[MD] Zen at War

david buchanan dmbuchanan at hotmail.com
Tue Oct 22 12:54:22 PDT 2013


Dave Thomas to dmb:
May I suppose that this is where James meets Suzuki?  "Yet had he consulted D. T.Suzuki, destined to become the foremost explainer of Zen to the West, and employed at the time as a translator by a philosopher friend of James, he might have done otherwise." Or perhaps you have some other reference, because I can find no source suggesting direct talks or correspondence between James and Suzuki.


dmb says:
Yes, Eugene Taylor writes about their connection too. 

"First, while working for Carus, Suzuki came into contact with the pragmatic American philosophy of William James and Charles S. Peirce. James and Carus were correspondents, while Peirce had published his pioneering series of cosmological essays in Carus' journal in the early 1890s. Pragmatism in James's hands was fast unfolding as the hallmark of the Progressive Era during the time Suzuki worked in Illinois. Thus, to have been introduced to this philosophy at the turn of the century was for Suzuki to have the key that would later give his ideas entrance into a more mature phase of modern American popular consciousness.
In addition, Suzuki began to introduce his teacher Nishida to Jamesian philosophy, writing to him just after publication of James's Varieties of Religious Experience (1902). The Varieties contained a very important statement on the pragmatic test of mystical experience that Suzuki no doubt found attractive; namely, "Ye shall know them by their fruits." In addition, there is clear evidence that James's essay "A World of Pure Experience," (1904), a cornerstone of James's metaphysics of radical empiricism, was read by Nishida. Nishida, in turn, incorporated James's ideas into Zen no Kenkyu (1911), a treatise on pure experience that marked a new era in modern Japanese philosophy. Suzuki was, in turn, inspired to increase his discussion of religious experience with Westerners by his own reading of James."
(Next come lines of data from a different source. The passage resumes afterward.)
template <int C, int K1, int N2, int MT>
__global__ __launch_bounds__(512, 2) void conv1x1_pair_kernel(const PairArgs p) {
    constexpr int P = MT * 16;
    constexpr int KS1 = K1 / 32, KS2 = C / 32;
    constexpr int NT1 = C / 8 / 16;
    constexpr int ROWB = C * 2;
    constexpr int CPR = ROWB / 16;
    constexpr int IMG = P * ROWB, SLAB = P * 64, OT = KS1 * SLAB;
    constexpr int NT2 = N2 / 128;
    static_assert(N2 == 128 || N2 == 256, "one or two 16-channel tiles of u per wave");
    static_assert(N2 <= C, "the u staging lives in the image region");
    static_assert(CPR == 64, "one image row = one LDS-DMA wave-instruction");
    constexpr int UROW = N2 * 2, UCPR = UROW / 16;
    constexpr int OQ = (P * K1 * 2 / 16 + 511) / 512;
    constexpr int UQ = (P * UCPR + 511) / 512;
    constexpr int IQ = (P * CPR + 511) / 512;
    extern __shared__ __attribute__((aligned(16))) unsigned char smem[];
    unsigned char *img = smem;
    unsigned char *ot = smem + IMG;
    volatile int *next_slot = reinterpret_cast<volatile int *>(smem + IMG + OT);
    float *bias_lds = reinterpret_cast<float *>(smem + IMG + OT + 16);

    const uint32_t lds_base = (uint32_t)(uintptr_t)(lds_ptr_t)smem;
    const int tid = threadIdx.x, lane = tid & 63;
    const int wn = __builtin_amdgcn_readfirstlane(tid >> 6);

    constexpr uint32_t OOB = 0x80000000u;
    const buf_rsrc_t rs_idn = make_rsrc(p.idn, (uint32_t)((long long)p.M * ROWB));
    const buf_rsrc_t rs_o = make_rsrc(p.o, (uint32_t)((long long)p.M * K1 * 2));
    const buf_rsrc_t rs_h = make_rsrc(p.h, (uint32_t)((long long)p.M * ROWB));
    const buf_rsrc_t rs_u = make_rsrc(p.u, (uint32_t)((long long)p.M * N2 * 2));

    auto load_o = [&](int tile, uint4 (&ov)[OQ], int tq) {
        const bool t_ok = tile < p.n_tiles;
        const int tpos = p.rev ? p.n_tiles - 1 - tile : tile;
        const uint32_t so = (uint32_t)(t_ok ? (long long)tpos * P * (K1 * 2) : 0);
#pragma unroll
        for (int k = 0; k < OQ; ++k) {
            const int q = tq + 512 * k;
            const bool ok = t_ok && q < P * (K1 / 8) && (long long)tpos * P + q / (K1 / 8) < p.M;
            ov[k] = buf_load16(rs_o, ok ? (uint32_t)q * 16u : OOB, so);
        }
    };
    auto store_o = [&](const uint4 (&ov)[OQ], int tq) {
#pragma unroll
        for (int k = 0; k < OQ; ++k) {
            const int q = tq + 512 * k;
            if (q < P * (K1 / 8)) {
                const int row = q / (K1 / 8), c16 = q % (K1 / 8);
                lds_write16(lds_base + IMG + (c16 >> 2) * SLAB + row * 64 + (((c16 & 3) ^ ((row >> 1) & 3)) << 4),
                            __builtin_bit_cast(u32x4_t, ov[k]));
            }
        }
    };
    auto issue_identity = [&](int tile, int lq) {
        static_assert(P % 8 == 0, "every wave takes P / 8 rows: straight-line issue, exact vmcnt bookkeeping");
#pragma unroll
        for (int r = 0; r < P / 8; ++r) {
            const int row = wn + 8 * r;
            const long long m = (long long)(p.rev ? p.n_tiles - 1 - tile : tile) * P + row;
            const bool ok = tile < p.n_tiles && m < p.M && !(SC2_PAIR_DBG & 1);
            const uint32_t voff = ok ? (uint32_t)((lq ^ (row & 15)) << 4) : OOB;
            buf_load_lds16(rs_idn, (lds_ptr_t)(img + row * ROWB), voff, (uint32_t)(ok ? m * ROWB : 0));
        }
    };

    uint4 wv[KS1][NT1];
    const buf_rsrc_t rs_w3 = make_rsrc(p.w3, (uint32_t)(C * K1 * 2));
    const uint32_t w3_vo = (uint32_t)(((wn * NT1) * KS1 * 64 + lane) * 16);
    auto load_w = [&]() {
#pragma unroll
        for (int j = 0; j < NT1; ++j)
#pragma unroll
            for (int s = 0; s < KS1; ++s) wv[s][j] = buf_load16(rs_w3, w3_vo, (uint32_t)((j * KS1 + s) * 1024));
    };
    load_w();
    const buf_rsrc_t rs_w1 = make_rsrc(p.w1, (uint32_t)(N2 * C * 2));
    const uint32_t w1_vo = (uint32_t)(((wn * NT2) * KS2 * 64 + lane) * 16);

    for (int k = tid; k < C + N2; k += 512) bias_lds[k] = k < C ? p.b3[k] : p.b1[k - C];
    int tile = blockIdx.x;
    int next_tile = tile + gridDim.x;
    {
        uint4 ov[OQ];
        load_o(tile, ov, tid);
        store_o(ov, tid);
        issue_identity(tile, lane);
    }
    __syncthreads();

    bool first = true;
    while (tile < p.n_tiles) {
        const long long m0 = (long long)(p.rev ? p.n_tiles - 1 - tile : tile) * P;
        int tq = tid, lq = lane;
        asm volatile("" : "+v"(tq), "+v"(lq));
        const int frow = lq & 15, fq = lq >> 4;
        const int o_lane = frow * 64 + ((fq ^ ((frow >> 1) & 3)) << 4);
        const int img_row = frow * ROWB;
        unsigned claimed = 0;
        if (tid == 0) {
            const unsigned one = 1u;
            asm volatile("global_atomic_add %0, %1, %2, off sc0" : "=v"(claimed) : "v"(p.tile_ctr), "v"(one) : "memory");
        }
        f32x4_t acc[MT][NT1];
#pragma unroll
        for (int i = 0; i < MT; ++i)
#pragma unroll
            for (int j = 0; j < NT1; ++j) acc[i][j] = f32x4_t{0.f, 0.f, 0.f, 0.f};
        {
            const uint32_t o_addr = lds_base + IMG + o_lane;
#pragma unroll
            for (int s = 0; s < KS1; ++s) {
                u32x4_t xa[4], xb[3];
                static_assert(MT == 7, "the asm waits below name 4 + 3 registers");
                xa[0] = lds_read16_imm<0 * 1024>(o_addr + s * SLAB);
                xa[1] = lds_read16_imm<1 * 1024>(o_addr + s * SLAB);
                xa[2] = lds_read16_imm<2 * 1024>(o_addr + s * SLAB);
                xa[3] = lds_read16_imm<3 * 1024>(o_addr + s * SLAB);
                asm volatile("s_waitcnt lgkmcnt(0)" : "+v"(xa[0]), "+v"(xa[1]), "+v"(xa[2]), "+v"(xa[3])::"memory");
                xb[0] = lds_read16_imm<4 * 1024>(o_addr + s * SLAB);
                xb[1] = lds_read16_imm<5 * 1024>(o_addr + s * SLAB);
                xb[2] = lds_read16_imm<6 * 1024>(o_addr + s * SLAB);
#pragma unroll
                for (int i = 0; i < 4; ++i) {
                    const bf16x8_t xf = __builtin_bit_cast(bf16x8_t, xa[i]);
#pragma unroll
                    for (int j = 0; j < NT1; ++j)
                        acc[i][j] = __builtin_amdgcn_mfma_f32_16x16x32_bf16(__builtin_bit_cast(bf16x8_t, wv[s][j]), xf, acc[i][j], 0, 0, 0);
                }
                asm volatile("s_waitcnt lgkmcnt(0)" : "+v"(xb[0]), "+v"(xb[1]), "+v"(xb[2])::"memory");
#pragma unroll
                for (int i = 0; i < 3; ++i) {
                    const bf16x8_t xf = __builtin_bit_cast(bf16x8_t, xb[i]);
#pragma unroll
                    for (int j = 0; j < NT1; ++j)
                        acc[4 + i][j] = __builtin_amdgcn_mfma_f32_16x16x32_bf16(__builtin_bit_cast(bf16x8_t, wv[s][j]), xf, acc[4 + i][j], 0, 0, 0);
                }
                __builtin_amdgcn_sched_barrier(0);
            }
        }
        if (first) asm volatile("s_waitcnt vmcnt(0)" ::: "memory");
        else if (wn == 0) asm volatile("s_waitcnt vmcnt(%0)" ::"n"(IQ + UQ + 1) : "memory");
        else asm volatile("s_waitcnt vmcnt(%0)" ::"n"(IQ + UQ) : "memory");
        first = false;
        __syncthreads();
#pragma unroll
        for (int j = 0; j < NT1; ++j) {
            const int c16 = wn * (NT1 * 2) + j * 2 + (fq >> 1);
            const float4 b3v = *reinterpret_cast<const float4 *>(bias_lds + wn * (NT1 * 16) + j * 16 + fq * 4);
            const f32x2_t b01 = {b3v.x, b3v.y}, b23 = {b3v.z, b3v.w};
            const int slot_lane = img_row + ((c16 ^ frow) << 4) + (fq & 1) * 8;
#pragma unroll
            for (int i = 0; i < MT; ++i) {
                unsigned char *slot = img + slot_lane + i * (16 * ROWB);
                const uint2 xr = *reinterpret_cast<const uint2 *>(slot);
                f32x2_t v01 = f32x2_t{acc[i][j][0], acc[i][j][1]} + b01;
                f32x2_t v23 = f32x2_t{acc[i][j][2], acc[i][j][3]} + b23;
                v01 += f32x2_t{__builtin_bit_cast(float, xr.x << 16), __builtin_bit_cast(float, xr.x & 0xFFFF0000u)};
                v23 += f32x2_t{__builtin_bit_cast(float, xr.y << 16), __builtin_bit_cast(float, xr.y & 0xFFFF0000u)};
                v01 = f32x2_t{fmaxf(v01[0], 0.f), fmaxf(v01[1], 0.f)};
                v23 = f32x2_t{fmaxf(v23[0], 0.f), fmaxf(v23[1], 0.f)};
                uint2 o2;
                o2.x = pack2(v01);
                o2.y = pack2(v23);
                *reinterpret_cast<uint2 *>(slot) = o2;
                if ((i & 3) == 3) __builtin_amdgcn_sched_barrier(0);
            }
        }
        __syncthreads();
        __builtin_amdgcn_sched_barrier(0);
        constexpr int GB = 8;
        uint4 gb[GB][NT2];
#pragma unroll
        for (int ks = 0; ks < GB; ++ks)
#pragma unroll
            for (int t = 0; t < NT2; ++t) gb[ks][t] = buf_load16(rs_w1, w1_vo, (uint32_t)((t * KS2 + ks) * 1024));
        uint4 ov[OQ];
        load_o(next_tile, ov, tq);
        f32x4_t acc2[MT][NT2];
#pragma unroll
        for (int i = 0; i < MT; ++i)
#pragma unroll
            for (int t = 0; t < NT2; ++t) acc2[i][t] = f32x4_t{0.f, 0.f, 0.f, 0.f};
#pragma unroll
        for (int ks = 0; ks < ((SC2_PAIR_DBG & 4) ? 0 : KS2); ++ks) {
            bf16x8_t gf[NT2];
#pragma unroll
            for (int t = 0; t < NT2; ++t) {
                gf[t] = __builtin_bit_cast(bf16x8_t, gb[ks % GB][t]);
                if (ks + GB < KS2) gb[ks % GB][t] = buf_load16(rs_w1, w1_vo, (uint32_t)((t * KS2 + ks + GB) * 1024));
            }
            const int rd_lane = img_row + (((ks * 4 + fq) ^ frow) << 4);
#pragma unroll
            for (int i = 0; i < MT; ++i) {
                const bf16x8_t xf = __builtin_bit_cast(bf16x8_t, *reinterpret_cast<const uint4 *>(img + rd_lane + i * (16 * ROWB)));
#pragma unroll
                for (int t = 0; t < NT2; ++t) acc2[i][t] = __builtin_amdgcn_mfma_f32_16x16x32_bf16(gf[t], xf, acc2[i][t], 0, 0, 0);
            }
            if ((ks & 1) == 1) __builtin_amdgcn_sched_barrier(0);
        }
        if (tid == 0) {
            asm volatile("s_waitcnt vmcnt(%1)" : "+v"(claimed) : "n"(OQ) : "memory");
            *next_slot = (int)(claimed + 2 * gridDim.x);
            if (claimed == (unsigned)(p.n_tiles - 1)) *p.tile_ctr = 0u;
        }
        u32x4_t hv[IQ];
#pragma unroll
        for (int k = 0; k < IQ; ++k) {
            const int q = tq + 512 * k;
            const int row = q / CPR, c = q % CPR;
            hv[k] = *reinterpret_cast<const u32x4_t *>(img + row * ROWB + ((c ^ (row & 15)) << 4));
        }
        __syncthreads();
        store_o(ov, tq);
#pragma unroll
        for (int t = 0; t < NT2; ++t) {
            const float4 b1v = *reinterpret_cast<const float4 *>(bias_lds + C + (wn * NT2 + t) * 16 + fq * 4);
            const f32x2_t b01 = {b1v.x, b1v.y}, b23 = {b1v.z, b1v.w};
            const int c16 = (wn * NT2 + t) * 2 + (fq >> 1);
            const int u_lane = frow * UROW + ((c16 ^ frow) << 4) + (fq & 1) * 8;
#pragma unroll
            for (int i = 0; i < MT; ++i) {
                f32x2_t v01 = f32x2_t{acc2[i][t][0], acc2[i][t][1]} + b01;
                f32x2_t v23 = f32x2_t{acc2[i][t][2], acc2[i][t][3]} + b23;
                v01 = f32x2_t{fmaxf(v01[0], 0.f), fmaxf(v01[1], 0.f)};
                v23 = f32x2_t{fmaxf(v23[0], 0.f), fmaxf(v23[1], 0.f)};
                uint2 o2;
                o2.x = pack2(v01);
                o2.y = pack2(v23);
                *reinterpret_cast<uint2 *>(img + u_lane + i * (16 * UROW)) = o2;
            }
        }
        asm volatile("s_waitcnt lgkmcnt(0)" ::: "memory");
        __syncthreads();
        const int tile_after_next = __builtin_amdgcn_readfirstlane(*next_slot);
        u32x4_t uv[UQ];
#pragma unroll
        for (int k = 0; k < UQ; ++k) {
            const int q = tq + 512 * k;
            const int row = q / UCPR, c = q % UCPR;
            const int qq = q < P * UCPR ? row * UROW + ((c ^ (row & 15)) << 4) : 0;
            uv[k] = *reinterpret_cast<const u32x4_t *>(img + qq);
        }
        __syncthreads();
        issue_identity(next_tile, lq);
        {
            const uint32_t so = (uint32_t)(m0 * ROWB);
#pragma unroll
            for (int k = 0; k < IQ; ++k) {
                const int q = tq + 512 * k;
                buf_store16<SC2_NT_PAIR>(rs_h, (q < P * CPR && m0 + q / CPR < p.M && !(SC2_PAIR_DBG & 2)) ? (uint32_t)q * 16u : OOB, so, hv[k]);
            }
        }
        {
            const uint32_t so = (uint32_t)(m0 * UROW);
#pragma unroll
            for (int k = 0; k < UQ; ++k) {
                const int q = tq + 512 * k;
                buf_store16<SC2_NT_PAIR>(rs_u, (q < P * UCPR && m0 + q / UCPR < p.M && !(SC2_PAIR_DBG & 2)) ? (uint32_t)q * 16u : OOB, so, uv[k]);
            }
        }
        tile = next_tile;
        next_tile = tile_after_next;
    }
}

There is also this interesting bit of trivia: "Suzuki got married to an American woman. His wife was Beatrice Erskine Lane, a Radcliffe graduate and a Theosophist who had been a student of William James, Josiah Royce, and George Herbert Palmer."

And the paper's final paragraph concludes:

"There can be little doubt that the writings of Swedenborg and the Jamesian interpretation of pragmatism, built as it was on a Swedenborgian foundation, defined for Suzuki the standard by which he would first introduce zen to the west, namely, not as a religion but as a spiritual psychology that had obvious and practical consequences. It is but one example out of numerous others, from Ralph Waldo Emerson and William Dean Howells, to Helen Keller and Carl Gustav Jung, which suggests the important influence of Swedenborg's ideas, not only on the philosophy of pragmatism, but also on the larger spiritual history of American social thought."